● **What you need to do**
Everything in the data below is left aside except the lines from the one containing "int rwkv7_ce_policy_fwd_bwd_bf16(long rows, int" through the one containing "int rwkv7_adamw_groups_bf16(long n, float"; repeat those exactly.

● **Data in this exercise**
int rwkv7_wkv_fwd_bf16(int B, int T, int H, const void *w, const void *q, const void *k, const void *v,
                       const void *a, const void *b, void *y, float *s, float *sa, rwkv7_stream_t stream);
int rwkv7_wkv_fwd_f32(int B, int T, int H, const void *w, const void *q, const void *k, const void *v,
// ... 184 lines not shown
                                   const float *z, const void *e_vk, void *dw, void *dq, void *dk, void *dv,
                                   void *da, void *db, rwkv7_stream_t stream);
int rwkv7_wkv_chunk_fwd_state_bf16(int B, int T, int H, const void *w, const void *q, const void *k, const void *v,
                                   const void *a, const void *b, const float *tinv, void *y, float *sa, void *hs,
                                   const float *h0, float *hT, rwkv7_stream_t stream);
int rwkv7_wkv_chunk_bseq_state_bf16(int B, int T, int H, const void *w, const void *q, const void *a, const void *b,
                                    const void *dy, const float *tinv, void *e_vk, float *z,
                                    const float *dhT, float *dh0, rwkv7_stream_t stream);
int rwkv7_wkv_chunk_fwd_state_seq_bf16(int B, int T, int H, const void *w, const void *q, const void *k, const void *v,
                                       const void *a, const void *b, const float *tinv, void *y, float *sa, void *hs,
                                       const int *seq_chunk_off, int nseq, const float *h0, float *hT, rwkv7_stream_t stream);
int rwkv7_wkv_chunk_bseq_state_seq_bf16(int B, int T, int H, const void *w, const void *q, const void *a, const void *b,
                                        const void *dy, const float *tinv, void *e_vk, float *z, const int *seq_chunk_off, int nseq,
                                        const float *dhT, float *dh0, rwkv7_stream_t stream);
#define RWKV7_STATE_ROW_ZERO (1 << 30)
int rwkv7_wkv_chunk_fwd_state_rows_bf16(int T, int H, const void *w, const void *q, const void *k, const void *v, const void *a,
                                        const void *b, const float *tinv, void *y, const int *seq_chunk_off, int nseq, float *state,
                                        const int *state_row, rwkv7_stream_t stream);
int rwkv7_add_ln_mix_rows_fwd_bf16(int T, int D, int nmix, const void *x, const void *branch, const void *gamma, const void *beta,
                                   float eps, const void *mask, const void *params, const int *prev_src, const int *last_dst,
                                   const void *x_prev_rd, void *x_prev, void *x_out, void *out, int nblocks, int run_len,
                                   rwkv7_stream_t stream);
int rwkv7_cache_rows_commit_bf16(int layers, int n, const void *const *src_tbl, void *const *dst_tbl, const int *src_row,
                                 const int *dst_row, int D, int H, rwkv7_stream_t stream);
#define RWKV7_SEED_ZERO (-1)
int rwkv7_cache_rows_seed_bf16(int layers, int n, const void *const *src_tbl, void *const *dst_tbl, const int *src_row,
                               const int *dst_row, int D, int H, rwkv7_stream_t stream);
int rwkv7_cache_rows_retain_bf16(int layers, int slots, const void *const *src_tbl, void *const *dst_tbl, const unsigned char *live,
                                 unsigned char *armed, const int *retain_row, int *ticket, int D, int H, rwkv7_stream_t stream);
int rwkv7_state_rows_expand_f32(int layers, int n, const void *const *master_tbl, void *const *dst_tbl, const int *voice, int D, int H,
                                rwkv7_stream_t stream);
int rwkv7_state_rows_adamw_f32(int layers, int n, int A, const void *const *grad_tbl, void *const *master_tbl, void *const *m_tbl,
                               void *const *v_tbl, void *const *store_tbl, const int *seg_start, const int *seg_rows, const int *seg_info,
                               const float *skip_flag, float lr, float beta1, float beta2, float eps, float weight_decay,
                               float grad_scale, int D, int H, rwkv7_stream_t stream);
int rwkv7_ce_fwd_bwd_bf16(long rows, int V, void *logits, const long *labels, long ignore_index, float scale, float *loss_rows,
                          rwkv7_stream_t stream);
int rwkv7_ce_fwd_bwd_ls_bf16(long rows, int V, void *logits, const long *labels, long ignore_index, float scale, float *loss_rows,
                             float label_smoothing, rwkv7_stream_t stream);
int rwkv7_ce_fwd_bwd_ld_bf16(long rows, int V, long ld, void *logits, const long *labels, long ignore_index, float scale, float *loss_rows,
                             float label_smoothing, rwkv7_stream_t stream);
int rwkv7_ce_reg_fwd_bwd_bf16(long rows, int V, long ld, void *logits, const long *labels, long ignore_index, float scale, float *loss_rows,
                              float label_smoothing, float z_coef, float max_coef, float *lse_rows, float *max_rows,
                              rwkv7_stream_t stream);
int rwkv7_ce_seq_bwd_bf16(long rows, int V, long ld, void *logits, const long *labels, long ignore_index, long row0, long n_seq,
                          const long *seq_start, const float *seq_scale, float *loss_rows, rwkv7_stream_t stream);
int rwkv7_ce_policy_fwd_bwd_bf16(long rows, int V, long ld, void *logits, const long *labels, long ignore_index, long row0, long n_seq,
                                 const long *seq_start, const float *adv, const float *seq_w, const float *old_lp, const float *ref_lp,
                                 float eps_lo, float eps_hi, float beta, float *lp_rows, float *loss_rows, float *kl_rows,
                                 float *clip_rows, rwkv7_stream_t stream);
int rwkv7_kl_acc_fwd_bwd_bf16(long rows, int V, long ld, const void *logits, void *dlogits, const long *labels, long ignore_index,
                              float smoothing, float scale, float *loss_rows, int *correct_rows, rwkv7_stream_t stream);
int rwkv7_head_eval_bf16(long rows, int V, long ld, const void *logits, const long *labels, long ignore_index, int kind, float smoothing,
                         float *loss_rows, int *correct_rows, int *argmax_rows, rwkv7_stream_t stream);
int rwkv7_seq_scores_f32(long n_seq, const long *seq_start, const float *loss_rows, const int *correct_rows, const long *labels,
                         long ignore_index, double *loss_sum, long *tokens, long *correct, float *worst_loss, long *worst_row,
                         rwkv7_stream_t stream);

int rwkv7_adamw_bf16(long n, float *p32, const void *g16, float *m, float *v, void *p16, float lr, float beta1, float beta2,
                     float eps, float weight_decay, int step, rwkv7_stream_t stream);
int rwkv7_adamw_groups_bf16(long n, float *p32, const void *g16, float *m, float *v, void *p16, const unsigned char *slab_group,
                            const float *group_tab, int ngroups, const float *skip_flag, float lr, float beta1, float beta2,
                            float eps, int step, rwkv7_stream_t stream);
int rwkv7_adamw_groups_clip_bf16(long n, float *p32, const void *g16, float *m, float *v, void *p16, const unsigned char *slab_group,
                                 const float *group_tab, int ngroups, const float *skip_flag, const float *sumsq, float max_norm,
                                 float lr, float beta1, float beta2, float eps, int step, rwkv7_stream_t stream);

long rwkv7_grad_sumsq_workspace_bytes(long n);
int rwkv7_grad_sumsq_bf16(long n, const void *g16, float *partials, float *out, int accumulate, rwkv7_stream_t stream);
int rwkv7_grad_accum_bf16(long n, float *acc32, const void *g16, int first, rwkv7_stream_t stream);
int rwkv7_grad_fold_bf16(long n, const float *acc32, void *g16, float inv_count, rwkv7_stream_t stream);

long rwkv7_buf_digest_workspace_bytes(long n_words);
int rwkv7_buf_digest_u32(long n_words, long first_index, const void *buf, unsigned long long *partials, unsigned long long *out,
                         int accumulate, rwkv7_stream_t stream);
int rwkv7_buf_snapshot_digest_u32(long n_words, long first_index, const void *src, void *dst, unsigned long long *partials,
                                  unsigned long long *out, int accumulate, rwkv7_stream_t stream);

● **Answer to the exercise**
int rwkv7_ce_policy_fwd_bwd_bf16(long rows, int V, long ld, void *logits, const long *labels, long ignore_index, long row0, long n_seq,
                                 const long *seq_start, const float *adv, const float *seq_w, const float *old_lp, const float *ref_lp,
                                 float eps_lo, float eps_hi, float beta, float *lp_rows, float *loss_rows, float *kl_rows,
                                 float *clip_rows, rwkv7_stream_t stream);
int rwkv7_kl_acc_fwd_bwd_bf16(long rows, int V, long ld, const void *logits, void *dlogits, const long *labels, long ignore_index,
                              float smoothing, float scale, float *loss_rows, int *correct_rows, rwkv7_stream_t stream);
int rwkv7_head_eval_bf16(long rows, int V, long ld, const void *logits, const long *labels, long ignore_index, int kind, float smoothing,
                         float *loss_rows, int *correct_rows, int *argmax_rows, rwkv7_stream_t stream);
int rwkv7_seq_scores_f32(long n_seq, const long *seq_start, const float *loss_rows, const int *correct_rows, const long *labels,
                         long ignore_index, double *loss_sum, long *tokens, long *correct, float *worst_loss, long *worst_row,
                         rwkv7_stream_t stream);

int rwkv7_adamw_bf16(long n, float *p32, const void *g16, float *m, float *v, void *p16, float lr, float beta1, float beta2,
                     float eps, float weight_decay, int step, rwkv7_stream_t stream);
int rwkv7_adamw_groups_bf16(long n, float *p32, const void *g16, float *m, float *v, void *p16, const unsigned char *slab_group,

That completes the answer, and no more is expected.